He was the greatest of the Popes and attained the climax of papal power. He carried out the principles which Hildebrand had established, and asserted to their fullest all the claims which that great Pontiff, also a deeply disappointed man, had made. Gregory and Innocent are the two most prominent names in the lists of the Papacy; they are the greatest generals of that army which, in its way, is an army invincible, against which the gates of hell cannot prevail. Let us hope that the merciful illusions which keep human nature going prevented them from seeing how little all their great claims had come to. Gregory indeed, dying sad and in exile, felt it more or less, but was able to set it down to the wickedness of the world in which truth and justice did not reign. And there is a profound sadness in the last discourse of Innocent; but perhaps they were neither of them aware what a deep stamp of failure remains, visible for all the world to see, upon those great undertakings of theirs which were not for the Church but for the world. God had not made them judges and dividers among men, though they believed so to the bottom of their hearts.

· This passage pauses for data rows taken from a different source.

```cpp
extern "C" int ft_bottleneck_stream_pack(const ft_bottleneck_desc* d, const void* w1, const void* w2, const void* w3, void* wstream,
                                         ft_stream_t stream) {
  using namespace ft;
  BnsPlan pl;
  const int st = bns_plan(d, &pl);
  if (st != FT_OK) return st;
  if (!w1 || !w2 || (!w3 && pl.variant != 4) || !wstream) return FT_ERR_INVALID_ARG;
  hipStream_t s = as_stream(stream);
  const half_t *a = static_cast<const half_t*>(w1), *b = static_cast<const half_t*>(w2), *c = static_cast<const half_t*>(w3);
  if (pl.variant == 4) {
    const int n16 = (int)(ft_bottleneck_stream_weight_bytes(d) / 16);
    hipLaunchKernelGGL(bns_pack_head_kernel, dim3(ceil_div(n16, 256)), dim3(256), 0, s, a, b, static_cast<uint4_t*>(wstream), d->C);
    FT_LAUNCH_CHECK("bns_pack_head_kernel");
    return FT_OK;
  }
  if (d->P == 128) {
    const int n16 = BnsGeom<128>::GEND * BnsGeom<128>::WSTEP / 16;
    hipLaunchKernelGGL(bns_pack_kernel<128>, dim3(ceil_div(n16, 256)), dim3(256), 0, s, a, b, c, static_cast<uint4_t*>(wstream));
  } else {
    const int n16 = BnsGeom<256>::GEND * BnsGeom<256>::WSTEP / 16;
    hipLaunchKernelGGL(bns_pack_kernel<256>, dim3(ceil_div(n16, 256)), dim3(256), 0, s, a, b, c, static_cast<uint4_t*>(wstream));
  }
  FT_LAUNCH_CHECK("bns_pack_kernel");
  return FT_OK;
}

extern "C" int ft_bottleneck_stream_fwd(const ft_bottleneck_desc* d, const void* x, const void* wstream, const float* tables, void* y,
                                        ft_stream_t stream) {
  using namespace ft;
  BnsPlan pl;
  const int st = bns_plan(d, &pl);
  if (st != FT_OK) return st;
  if (!x || !wstream || !tables || !y || x == y) return FT_ERR_INVALID_ARG;
  if (d->folded && pl.variant == 4) return FT_ERR_UNSUPPORTED;
  BnsParams p{};
  p.x = static_cast<const char*>(x);
  p.y = static_cast<char*>(y);
  p.ws = static_cast<const char*>(wstream);
  p.tab = reinterpret_cast<const char*>(tables);
  p.H = d->H; p.W = d->W; p.TH = pl.TH; p.ppi = pl.ppi;
  p.TWc = pl.TWc; p.csplit = pl.csplit;
  if (pl.variant == 4) { p.Ho = d->H / 2; p.Wo = d->W / 2; }
  p.total = d->N * pl.ppi;
  p.x_cstride = d->x_cstride; p.x_coff = d->x_coff; p.y_cstride = d->y_cstride; p.y_coff = d->y_coff;
  p.x_bytes = (unsigned)((size_t)d->N * d->H * d->W * d->x_cstride * 2);
  p.y_bytes = (unsigned)((size_t)d->N * d->H * d->W * d->y_cstride * 2);
  p.ws_bytes = (unsigned)ft_bottleneck_stream_weight_bytes(d);
  if (pl.variant == 4) p.y_bytes = (unsigned)((size_t)d->N * p.Ho * p.Wo * d->y_cstride * 2);
  static const int dbg = dev_env_int("FT_BNS_DBG", 0);
  p.dbg = dbg;
  if (dbg & 64) p.ws_bytes = 0;
  if (dbg & 128) p.x_bytes = 0;
  hipStream_t s = as_stream(stream);
  const bool waves8 = dev_env_int("FT_BNS_WAVES", pl.variant == 3 ? 8 : 4) == 8;
  if (d->folded) {
    switch (pl.variant) {
      case 0: return bns_launch<128, 4, 3, true>(p, s);
      case 5: return bns_launch<128, 3, 2, true>(p, s);
      case 1: return bns_launch<256, 4, 3, true>(p, s);
      case 3: return waves8 ? bns_launch_direct<2, 1, true, 0, 8, true>(p, s) : bns_launch_direct<2, 1, true, 0, 4, true>(p, s);
      default: return waves8 ? bns_launch_direct<3, 2, false, 0, 8, true>(p, s) : bns_launch_direct<3, 2, false, 0, 4, true>(p, s);
    }
  }
  switch (pl.variant) {
    case 0: return bns_launch<128, 4, 3>(p, s);
    case 5: return bns_launch<128, 3, 2>(p, s);
    case 1: return bns_launch<256, 4, 3>(p, s);
    case 3: return waves8 ? bns_launch_direct<2, 1, true, 0, 8>(p, s) : bns_launch_direct<2, 1, true>(p, s);
    case 4: return waves8 ? bns_launch_direct<4, 1, false, 8, 8>(p, s) : bns_launch_direct<4, 1, false, 8>(p, s);
    default:
      return waves8 ? bns_launch_direct<3, 2, false, 0, 8>(p, s) : bns_launch_direct<3, 2, false>(p, s);
  }
}
```

flowtrack/pytorch_amd/csrc/ft_common.h:

```cpp
#pragma once
#include <hip/hip_runtime.h>
#include <stdint.h>
#include <stdlib.h>

#include "flowtrack_hip.h"

namespace ft {

int record_hip_error(hipError_t e, const char* what);

#define FT_HIP_CHECK(expr)                                         \
  do {                                                             \
    hipError_t _e = (expr);                                        \
    if (_e != hipSuccess) return ::ft::record_hip_error(_e, #expr); \
  } while (0)

#define FT_LAUNCH_CHECK(name)                                        \
  do {                                                               \
    hipError_t _e = hipGetLastError();                               \
    if (_e != hipSuccess) return ::ft::record_hip_error(_e, name);   \
  } while (0)

#define FT_RAISE_LDS(kernel, bytes)                                                                              \
  do {                                                                                                           \
// ... 51 lines not shown
  }
}
__device__ __forceinline__ half8_t bn_res_relu_acc8(const float16_t& acc, int h, const float4_t (&sc)[4], const float4_t (&sh)[4], const half8_t& rs) {
  half8_t o;
#pragma unroll
  for (int e = 0; e < 8; e += 2) {
    const int r = h * 8 + e;
    const half2_t v = bn_res_relu_pk(acc[r], acc[r + 1], sc[r >> 2][r & 3], sc[r >> 2][(r & 3) + 1], sh[r >> 2][r & 3], sh[r >> 2][(r & 3) + 1], rs[e], rs[e + 1]);
    o[e] = v[0];
    o[e + 1] = v[1];
  }
  return o;
}

__device__ __forceinline__ void relu_acc16(const float16_t& acc, half8_t (&h8)[2]) {
#pragma unroll
  for (int r = 0; r < 16; r += 2) {
    const half2_t o = __builtin_elementwise_max(__builtin_convertvector(float2_t{acc[r], acc[r + 1]}, half2_t), half2_t{(half_t)0.f, (half_t)0.f});
    h8[r >> 3][r & 7] = o[0];
    h8[r >> 3][(r & 7) + 1] = o[1];
  }
}

#ifndef FT_YSTORE_AUX
#define FT_YSTORE_AUX 16
#endif
#define FT_YSTORE_BUF_AUX (FT_YSTORE_AUX == 2 ? 2 : ((FT_YSTORE_AUX & 16) ? FT_YSTORE_AUX : 0))
__device__ __forceinline__ void store_out16(void* ptr, uint4_t v) {
#if FT_YSTORE_AUX == 16
  asm volatile("global_store_dwordx4 %0, %1, off sc1\n\ts_nop 1" ::"v"(ptr), "v"(v) : "memory");
#elif FT_YSTORE_AUX == 17
  asm volatile("global_store_dwordx4 %0, %1, off sc0 sc1\n\ts_nop 1" ::"v"(ptr), "v"(v) : "memory");
#elif FT_YSTORE_AUX == 2
  __builtin_nontemporal_store(v, reinterpret_cast<uint4_t*>(ptr));
#else
  *reinterpret_cast<uint4_t*>(ptr) = v;
#endif
}

}
```

flowtrack/pytorch_amd/hip_ops.py:

```python
from __future__ import annotations

import ctypes
import functools
import json
import os
import sys
from dataclasses import dataclass
from typing import List, Optional, Sequence, Tuple

import torch

from . import _lib
from ._lib import (FT_ACT_LEAKY, FT_ACT_NONE, FT_ACT_RELU, FT_LAYOUT_NCHW_F32, FT_LAYOUT_NHWC,
                   ConvDesc, ConvGeometry, FlowtrackHipError, check)

ACT_CODES = {None: FT_ACT_NONE, "none": FT_ACT_NONE, "relu": FT_ACT_RELU, "leaky": FT_ACT_LEAKY}


def require_gpu(device: torch.device) -> None:
    if device.type != "cuda" or not torch.cuda.is_available():
        raise FlowtrackHipError(
            "the flowtrack HIP path needs a ROCm GPU (model.cuda()); there is no CPU fallback — "
            "use oracle/ for CPU reference results")

# ... 1018 lines not shown
    if scale is not None:
        w = w * scale[:, None]
    return w.half().contiguous(), (shift if shift is not None else torch.zeros(conv.cout))


def _fold_representable(convs) -> bool:
    for c in convs:
        w, sh = _folded_kmajor(c)
        if not bool(torch.isfinite(w.float()).all()) or not bool(torch.isfinite(sh.float().half().float()).all()):
            return False
    return True


def shift_pairs(shift: torch.Tensor) -> torch.Tensor:
    hi = shift.float().half()
    lo = (shift.float() - hi.float()).half()
    return torch.stack([hi, lo], dim=-1).contiguous().view(torch.int32).reshape(-1)


def _bottleneck_stream_operands(c1: "FusedConv", d, x: ActView, planes: int, p1, p2, p3, convs=None):
    lib = _lib.load()
    (w1, s1, b1), (w2, s2, b2), (w3, s3, b3) = p1, p2, p3
    folded = convs is not None
    key = ("bns_stream_folded" if folded else "bns_stream", x.N, x.H, x.W)
    cached = c1._packed.get(key) if hasattr(c1, "_packed") else None
    if cached is None:
        P = planes
        if folded:
            dev = x.t.device
            (w1, sh1), (w2, sh2), (w3, sh3) = (_folded_kmajor(c) for c in convs)
            if (tuple(w1.shape), tuple(w2.shape), tuple(w3.shape)) != ((P, 4 * P), (P, 9 * P), (4 * P, P)):
                raise FlowtrackHipError(f"folded bottleneck weights: unexpected shapes {tuple(w1.shape)} {tuple(w2.shape)} {tuple(w3.shape)}")
            w1, w2, w3 = w1.to(dev), w2.to(dev), w3.to(dev)
            tables = torch.cat([shift_pairs(sh1), shift_pairs(sh2), shift_pairs(sh3)]).contiguous().to(dev)
        else:
            tables = torch.cat([s1.flatten()[:P], b1.flatten()[:P], s2.flatten()[:P], b2.flatten()[:P]] +
                               [t.flatten()[q * P:(q + 1) * P] for q in range(4) for t in (s3, b3)]).float().contiguous()
        nbytes = int(lib.ft_bottleneck_stream_weight_bytes(ctypes.byref(d)))
        wstream = torch.empty(nbytes, dtype=torch.uint8, device=x.t.device)
        check(lib.ft_bottleneck_stream_pack(ctypes.byref(d), w1.data_ptr(), w2.data_ptr(), w3.data_ptr(), wstream.data_ptr(),
                                            current_stream_handle(x.t.device)), "ft_bottleneck_stream_pack")
        torch.cuda.current_stream(x.t.device).synchronize()
        cached = (wstream, tables)
        if hasattr(c1, "_packed"):
            c1._packed[key] = cached
    return cached

# ... 146 lines not shown
```

include/flowtrack_hip.h:

```cpp
#ifndef FLOWTRACK_HIP_H_
#define FLOWTRACK_HIP_H_

#include <stddef.h>
#include <stdint.h>

#ifdef __cplusplus
extern "C" {
#endif

enum {
  FT_OK = 0,
  FT_ERR_INVALID_ARG = 1,
  FT_ERR_UNSUPPORTED = 2,
  FT_ERR_HIP = 3,
  FT_ERR_NO_DEVICE = 4
};

enum { FT_F16 = 0, FT_F32 = 1 };
enum { FT_ACT_NONE = 0, FT_ACT_RELU = 1, FT_ACT_LEAKY = 2 };
enum { FT_LAYOUT_NHWC = 0, FT_LAYOUT_NCHW_F32 = 1 };
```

It is perhaps overbold in a writer without authority to set forth an individual opinion in the face of much more powerful judgments. But this book pretends to nothing except, so far as it is possible to form it, a glance of individual opinion and impression in respect to matters which are otherwise too great for any but the most learned and weighty historian. The statement of Dean Milman that "He (Innocent) succeeded in imposing an Emperor on Germany" appears to us quite inconsistent with the facts of the case. But we would not for a moment pretend that Milman does not know a hundred times better than the present writer, whose rapid glance at the exterior aspects of history will naturally go for what it is worth and no more. The aspect of a pageant however to one who watches it go by from a window, is sometimes an entertaining variety upon its fullest authoritative description.

 

It will be understood that we have no idea of representing the reign of these great Popes as without power in many other matters. They strengthened greatly the authority and control exercised by the Holy See over its special and legitimate empire, the Church. They drew to the court of Rome so many appeals and references of disputed cases in law and in morals as to shed an increased influence over the world like an unseen irrigation swelling through all the roots and veins of Christendom. They even gave so much additional prestige and importance to Church dignitaries as to increase the power which the great Prelates often exercised against themselves. But the highest pretensions of the Successors of Peter, the Vicars of God, to be judges and arbiters of the world, setters up and pullers down of thrones, came to no fulfilment. The Popes were flattered by appeals, by mock submissions on the weaker side, even by petitions for the ever ready interference which they seem to have attempted in good faith, always believing in their own authority. But in the end their decisions and decrees in Imperial questions were swept away like chaff before the strong wind of secular power and policy, and history cannot point to one important revolution5 in the affairs of the world or any separate kingdom made by their unaided power.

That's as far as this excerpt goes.